2076135 glEnableVertexAttribArray(index = 0)
2076136 glVertexAttribDivisor(index = 0, divisor = 1)
2076137 glEnableVertexAttribArray(index = 1)
2076138 glVertexAttribDivisor(index = 1, divisor = 1)
2076139 glEnableVertexAttribArray(index = 2)
2076140 glVertexAttribDivisor(index = 2, divisor = 1)
2076141 glEnableVertexAttribArray(index = 3)
2076142 glVertexAttribDivisor(index = 3, divisor = 1)
2076143 glEnableVertexAttribArray(index = 4)
2076144 glVertexAttribDivisor(index = 4, divisor = 0)
2076145 glEnableVertexAttribArray(index = 7)
2076146 glVertexAttribDivisor(index = 7, divisor = 0)
2076147 glEnableVertexAttribArray(index = 8)
2076148 glVertexAttribDivisor(index = 8, divisor = 0)
2076149 glEnableVertexAttribArray(index = 9)
2076150 glVertexAttribDivisor(index = 9, divisor = 1)
2076151 glEnableVertexAttribArray(index = 10)
2076152 glVertexAttribDivisor(index = 10, divisor = 1)
2076153 glEnableVertexAttribArray(index = 11)
2076154 glVertexAttribDivisor(index = 11, divisor = 1)
2076155 glVertexAttribPointer(index = 0, size = 4, type = GL_FLOAT, normalized = GL_FALSE, stride = 144, pointer = blob(448)) // fake
2076156 glVertexAttribPointer(index = 1, size = 4, type = GL_FLOAT, normalized = GL_FALSE, stride = 144, pointer = blob(448)) // fake
2076157 glVertexAttribPointer(index = 2, size = 4, type = GL_FLOAT, normalized = GL_FALSE, stride = 144, pointer = blob(448)) // fake
2076158 glVertexAttribPointer(index = 3, size = 4, type = GL_FLOAT, normalized = GL_FALSE, stride = 144, pointer = blob(448)) // fake
2076159 glVertexAttribPointer(index = 4, size = 3, type = GL_FLOAT, normalized = GL_FALSE, stride = 136, pointer = blob(420)) // fake
2076160 glVertexAttribPointer(index = 7, size = 4, type = GL_FLOAT, normalized = GL_FALSE, stride = 16, pointer = blob(64)) // fake
2076161 glVertexAttribPointer(index = 8, size = 2, type = GL_FLOAT, normalized = GL_FALSE, stride = 8, pointer = blob(32)) // fake
2076162 glVertexAttribPointer(index = 9, size = 4, type = GL_FLOAT, normalized = GL_FALSE, stride = 144, pointer = blob(448)) // fake
2076163 glVertexAttribPointer(index = 10, size = 2, type = GL_FLOAT, normalized = GL_FALSE, stride = 144, pointer = blob(440)) // fake
2076164 glVertexAttribPointer(index = 11, size = 4, type = GL_FLOAT, normalized = GL_FALSE, stride = 144, pointer = blob(448)) // fake
2076165 glDrawElementsInstanced(mode = GL_TRIANGLES, count = 6, type = GL_UNSIGNED_INT, indices = blob(24), instancecount = 12)

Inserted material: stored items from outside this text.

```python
_HERE = os.path.dirname(os.path.abspath(__file__))
LIB_PATH = os.path.join(_HERE, "lib", "libuwie.so")
CSRC = os.path.join(_HERE, "csrc")

SURFACE_SIX, SURFACE_DICT = 0, 1
STATUS_DIFF_RANK = 16
STATUS_CLASSIFY_NAN = 64
LOSS_IDENTITY, LOSS_VGG, LOSS_GATED = 0, 1, 2
VGG_F32, VGG_F16, VGG_PARAMS = 0, 1, 1735488
PARAM_NET_PARAMS = {True: 8500100, False: 8459652}
MASKS_GIVEN, MASKS_DRAWN = 0, 1
TRAINER_PARAMS, TRAINER_GRADS, TRAINER_EXP_AVG, TRAINER_EXP_AVG_SQ = 0, 1, 2, 3
FLIP_LR, FLIP_UD = 1, 2
RESIZE_MAX_SIDE, RESIZE_MAX_SRC = 4096, 32768
INTER_F64, INTER_FX32, INTER_F32T = 0, 1, 2
DICT_STRATEGIES = {
    "strong_dehazing": 0,
    "medium_dehazing": 1,
    "light_enhancement": 2,
# ... 114 lines not shown
    "uwie_last_error": [],
    "uwie_version": [],
    "uwie_create": [_I, ctypes.POINTER(_VP)],
    "uwie_destroy": [_VP],
    "uwie_device_status": [_VP, _VP, ctypes.POINTER(ctypes.c_uint32)],
    "uwie_profile_enable": [_VP, _I],
    "uwie_profile_filter": [_VP, ctypes.c_char_p],
    "uwie_profile_collect": [_VP],
    "uwie_profile_row": [_VP, _I, ctypes.POINTER(ctypes.c_char_p), ctypes.POINTER(_D), ctypes.POINTER(_I)],
    "uwie_params_init": [_PP, _I, _I],
    "uwie_set_tuning": [_VP, ctypes.c_char_p, _I],
    "uwie_get_tuning": [_VP, ctypes.c_char_p, ctypes.POINTER(_I)],
    "uwie_workspace_bytes": [_I, _I, _I, _PP],
    "uwie_workspace_bytes_ctx": [_VP, _I, _I, _I, _PP],
    "uwie_workspace_bytes_all": [_I, _I, _I, _VP],
    "uwie_workspace_bytes_float": [_I, _I, _I, _PP, _I],
    "uwie_enhance_f32": [_VP, _VP, _VP, _VP, _VP, _I, _I, _I, _PP, _VP, _SZ, _VP],
    "uwie_enhance_f64": [_VP, _VP, _VP, _VP, _I, _I, _I, _PP, _VP, _SZ, _VP],
    "uwie_cast_classify_f32": [_VP, _VP, _I, _I, _I, _VP, _VP, _VP],
    "uwie_color_correct_f32": [_VP, _VP, _VP, _VP, _I, _I, _I, _VP],
    "uwie_guided_plan": [_I, _I, _I, _I, ctypes.POINTER(ctypes.c_int), ctypes.POINTER(ctypes.c_int)],
    "uwie_guided_fill": [_I, _I, _I, _I, ctypes.POINTER(ctypes.c_longlong)],
    "uwie_clahe_plan": [_I, _I, _I, _I, _I, _D, _I, ctypes.POINTER(UwieClahePlan)],
    "uwie_dark_patch_plan": [_I, _I, _I, ctypes.POINTER(ctypes.c_int), ctypes.POINTER(ctypes.c_int)],
    "uwie_enhance_u8": [_VP, _VP, _VP, _VP, _I, _I, _I, _PP, _VP, _SZ, _VP],
    "uwie_enhance_u8_f64": [_VP, _VP, _VP, _VP, _I, _I, _I, _PP, _VP, _SZ, _VP],
    "uwie_enhance_percentiles": [_VP, _VP, _SZ, _I, _I, _I, _PP, _VP, _VP],
    "uwie_enhance_all_u8": [_VP, _VP, _VP, _VP, _I, _I, _I, _VP, _VP, _SZ, _VP],
    "uwie_workspace_bytes_select": [_I, _I, _I, _VP, _I, _I],
    "uwie_select_best_u8": [_VP, _VP, _I, _I, _I, _VP, _I, _VP, _VP, _VP, _VP, _VP, _VP, _SZ, _VP],
    "uwie_workspace_bytes_underwater": [_I, _I, _I],
    "uwie_underwater_plan": [_I, _I, ctypes.POINTER(ctypes.c_int), ctypes.POINTER(ctypes.c_int)],
    "uwie_underwater_scores_u8": [_VP, _VP, _I, _I, _I, _I, _VP, _VP, _SZ, _VP],
    "uwie_workspace_bytes_reference": [_I, _I, _I],
    "uwie_reference_plan": [_I, _I, ctypes.POINTER(ctypes.c_int), ctypes.POINTER(ctypes.c_int)],
    "uwie_reference_scores_u8": [_VP, _VP, _VP, _I, _I, _I, _I, _I, _VP, _VP, _SZ, _VP],
    "uwie_workspace_bytes_gray_world": [_I, _I, _I],
    "uwie_gray_world_plan": [_I, _I, ctypes.POINTER(ctypes.c_int), ctypes.POINTER(ctypes.c_int)],
    "uwie_gray_world_u8": [_VP, _VP, _I, _I, _I, _D, _D, _D, _VP, _VP, _VP, _SZ, _VP],
    "uwie_workspace_bytes_fusion": [_I, _I, _I, _I],
    "uwie_fusion_plan": [_I, _I, _I, ctypes.POINTER(ctypes.c_int), ctypes.POINTER(ctypes.c_int)],
    "uwie_fusion_table": [_D, ctypes.POINTER(ctypes.c_uint8)],
    "uwie_fusion_u8": [_VP, _VP, _I, _I, _I, _D, _I, _I, _VP, _VP, _VP, _VP, _VP, _SZ, _VP],
    "uwie_pick_best_u8": [_VP, _VP, _I, _I, _I, _I, _VP, _I, _I, _VP, _VP, _VP],
    "uwie_diff_enhance_f32": [_VP, _VP, _VP, _I, _I, _I, _I, _VP, _I, _VP, _SZ, _VP],
    "uwie_diff_enhance_save_f32": [_VP, _VP, _VP, _I, _I, _I, _I, _VP, _I, _VP, _VP, _SZ, _VP],
# ... 134 lines not shown
```

### underwater_image_enhancement_amd/csrc/api.hip

```cpp
#include <algorithm>
#include <cmath>
#include <cstdarg>
#include <cstdio>
#include <cstring>
#include <type_traits>

#include "common.h"

#include <cstdlib>

namespace uwie {

static thread_local char g_err[512] = "";
static thread_local uwie_ctx *g_ctx = nullptr;
static const Tuning g_default_tuning{};

const Tuning &tune() { return g_ctx ? g_ctx->tune : g_default_tuning; }
uwie_ctx *current_ctx() { return g_ctx; }

void set_error(const char *fmt, ...)
{
    va_list ap;
    va_start(ap, fmt);
    vsnprintf(g_err, sizeof g_err, fmt, ap);
// ... 2016 lines not shown
    *items = g.route == GF_SPLIT ? guided_items(s, g) : 0;
    return UWIE_OK;
}

int uwie_dark_patch_plan(int H, int W, int k, int *tile_w, int *tile_h)
{
    UWIE_REQUIRE(tile_w && tile_h, "dark_patch_plan: NULL pointer");
    UWIE_CHECK_SHAPE(1, H, W);
    UWIE_REQUIRE(k >= 0 && k <= 31, "dark_patch_plan: dark_patch must be 0 .. 31");
    dark_patch_tile(tile_w, tile_h);
    return UWIE_OK;
}

int uwie_clahe_plan(int batch, int H, int W, int tiles_x, int tiles_y, double clip_limit, int recomputed,
                    uwie_clahe_plan_info *out)
{
    UWIE_REQUIRE(out, "clahe_plan: NULL pointer");
    UWIE_CHECK_SHAPE(batch, H, W);
    UWIE_REQUIRE(tiles_x >= 1 && tiles_y >= 1 && tiles_x * tiles_y <= 4096, "clahe_plan: bad tile grid");
    clahe_plan_info(Shape{batch, H, W}, clip_limit, tiles_x, tiles_y, recomputed != 0, out);
    return UWIE_OK;
}

int uwie_restore(uwie_ctx *ctx, const uint8_t *d_in, const int32_t *d_kind, const float *d_A, const double *d_t,
                 int batch, int H, int W, float *d_out_f32, void *stream)
{
    UWIE_REQUIRE(ctx && d_in && d_A && d_t && d_out_f32, "restore: NULL pointer");
    UWIE_SCOPE(ctx);
    UWIE_CHECK_SHAPE(batch, H, W);
    return launch_restore(d_in, d_kind, d_A, d_t, Shape{batch, H, W}, d_out_f32, (hipStream_t)stream);
}

int uwie_percentiles_f32(uwie_ctx *ctx, const float *d_img, int batch, int H, int W, const double *q_percent, int nq,
                         float *d_out, void *d_workspace, size_t workspace_bytes, void *stream)
{
    UWIE_REQUIRE(ctx && d_img && q_percent && d_out, "percentiles: NULL pointer");
    UWIE_SCOPE(ctx);
    UWIE_CHECK_SHAPE(batch, H, W);
    const Shape s{batch, H, W};
    UWIE_CHECK_WS(select_ws_bytes(s));
    return launch_percentiles(d_img, 0, s, q_percent, nq, d_out, d_workspace, (hipStream_t)stream);
}

int uwie_percentiles_f64(uwie_ctx *ctx, const double *d_img, int batch, int H, int W, const double *q_percent, int nq,
                         double *d_out, void *d_workspace, size_t workspace_bytes, void *stream)
{
// ... 129 lines not shown
```

### underwater_image_enhancement_amd/csrc/common.h

```cpp
#pragma once
#include <hip/hip_runtime.h>
#include <stddef.h>
#include <stdint.h>

#include "../../include/uwie.h"

namespace uwie {

void set_error(const char *fmt, ...);
#define UWIE_HIP_CHECK(expr)                                                            \
    do {                                                                                \
        hipError_t _e = (expr);                                                         \
        if (_e != hipSuccess) {                                                         \
            ::uwie::set_error("%s failed: %s (%s:%d)", #expr, hipGetErrorString(_e), __FILE__, __LINE__); \
            return UWIE_E_HIP;                                                          \
        }                                                                               \
    } while (0)
#define UWIE_LAUNCH_CHECK() UWIE_HIP_CHECK(hipGetLastError())
#define UWIE_REQUIRE(cond, msg)                 \
    do {                                        \
        if (!(cond)) {                          \
            ::uwie::set_error("%s", msg);       \
            return UWIE_E_INVALID;              \
        }                                       \
    } while (0)

constexpr int kCastBinadeMin = -2;
constexpr int kCastBinades = 34;

struct LabTables {
    uint16_t gamma[256];
    uint16_t cbrt[3072];
    int32_t fwd[9];
    uint8_t invgamma[4096];
    int32_t ltoyf[512];
    int32_t abtoxz[36864];
    int32_t inv[9];
};

struct CastTables {
    uint32_t R[kCastBinades][256];
    uint8_t tie[kCastBinades][256];
    uint32_t RT[256][kCastBinades];
    uint2 RT2[128][kCastBinades];
    uint8_t tiebin[256];
};

void build_lab_tables(LabTables *t);
void build_cast_tables(CastTables *t);

struct Profiler;
Profiler *prof_create();
void prof_destroy(Profiler *p);
void prof_enable(Profiler *p, bool on);
void prof_filter(Profiler *p, const char *name);
void prof_bind(Profiler *p);
int prof_collect(Profiler *p);
int prof_row(Profiler *p, int i, const char **name, double *ms, int *calls);
class ProfScope {
public:
// ... 457 lines not shown
```

### underwater_image_enhancement_amd/csrc/k_fused.hip

```cpp
#include <cstdlib>

#include "common.h"
#include "devutil.h"
#include "restore.h"

namespace uwie {

namespace {


typedef float f32x2 __attribute__((ext_vector_type(2)));
#ifndef UWIE_CLAHE_PREFETCH
#define UWIE_CLAHE_PREFETCH 0
#endif
#ifndef UWIE_STRETCH_WAVES
#define UWIE_STRETCH_WAVES 5
#endif
#define UWIE_DESCALE(x, n) (((x) + (1 << ((n)-1))) >> (n))
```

Thanks for the dump. It looks like the patch didn't do anything: all attributes are assuming count, none is using instancecount.

Two possibilities:

  1. our patch is buggy, and glGetVertexAttribiv(..., GL_VERTEX_ATTRIB_ARRAY_DIVISOR) is never being called
  2. our patch is right, and Mesa's glGetVertexAttribiv(..., GL_VERTEX_ATTRIB_ARRAY_DIVISOR) is giving bogus results.

A carefully added os::log statement, added right after glGetVertexAttribiv(GL_VERTEX_ATTRIB_ARRAY_DIVISOR) should tell which is happening.

Looking again to the dump, there are no fake glVertexAttribDivisor calls emitted, so is as if the was no change at all..!

You're sure you're using the patched glxtrace.so?

Pretty sure? I'll double check. There's a lot of prefixes on my test machine here.

Too many prefixes, apparently. It works great with this branch.

@jrfonseca I put up a MR in case you missed it.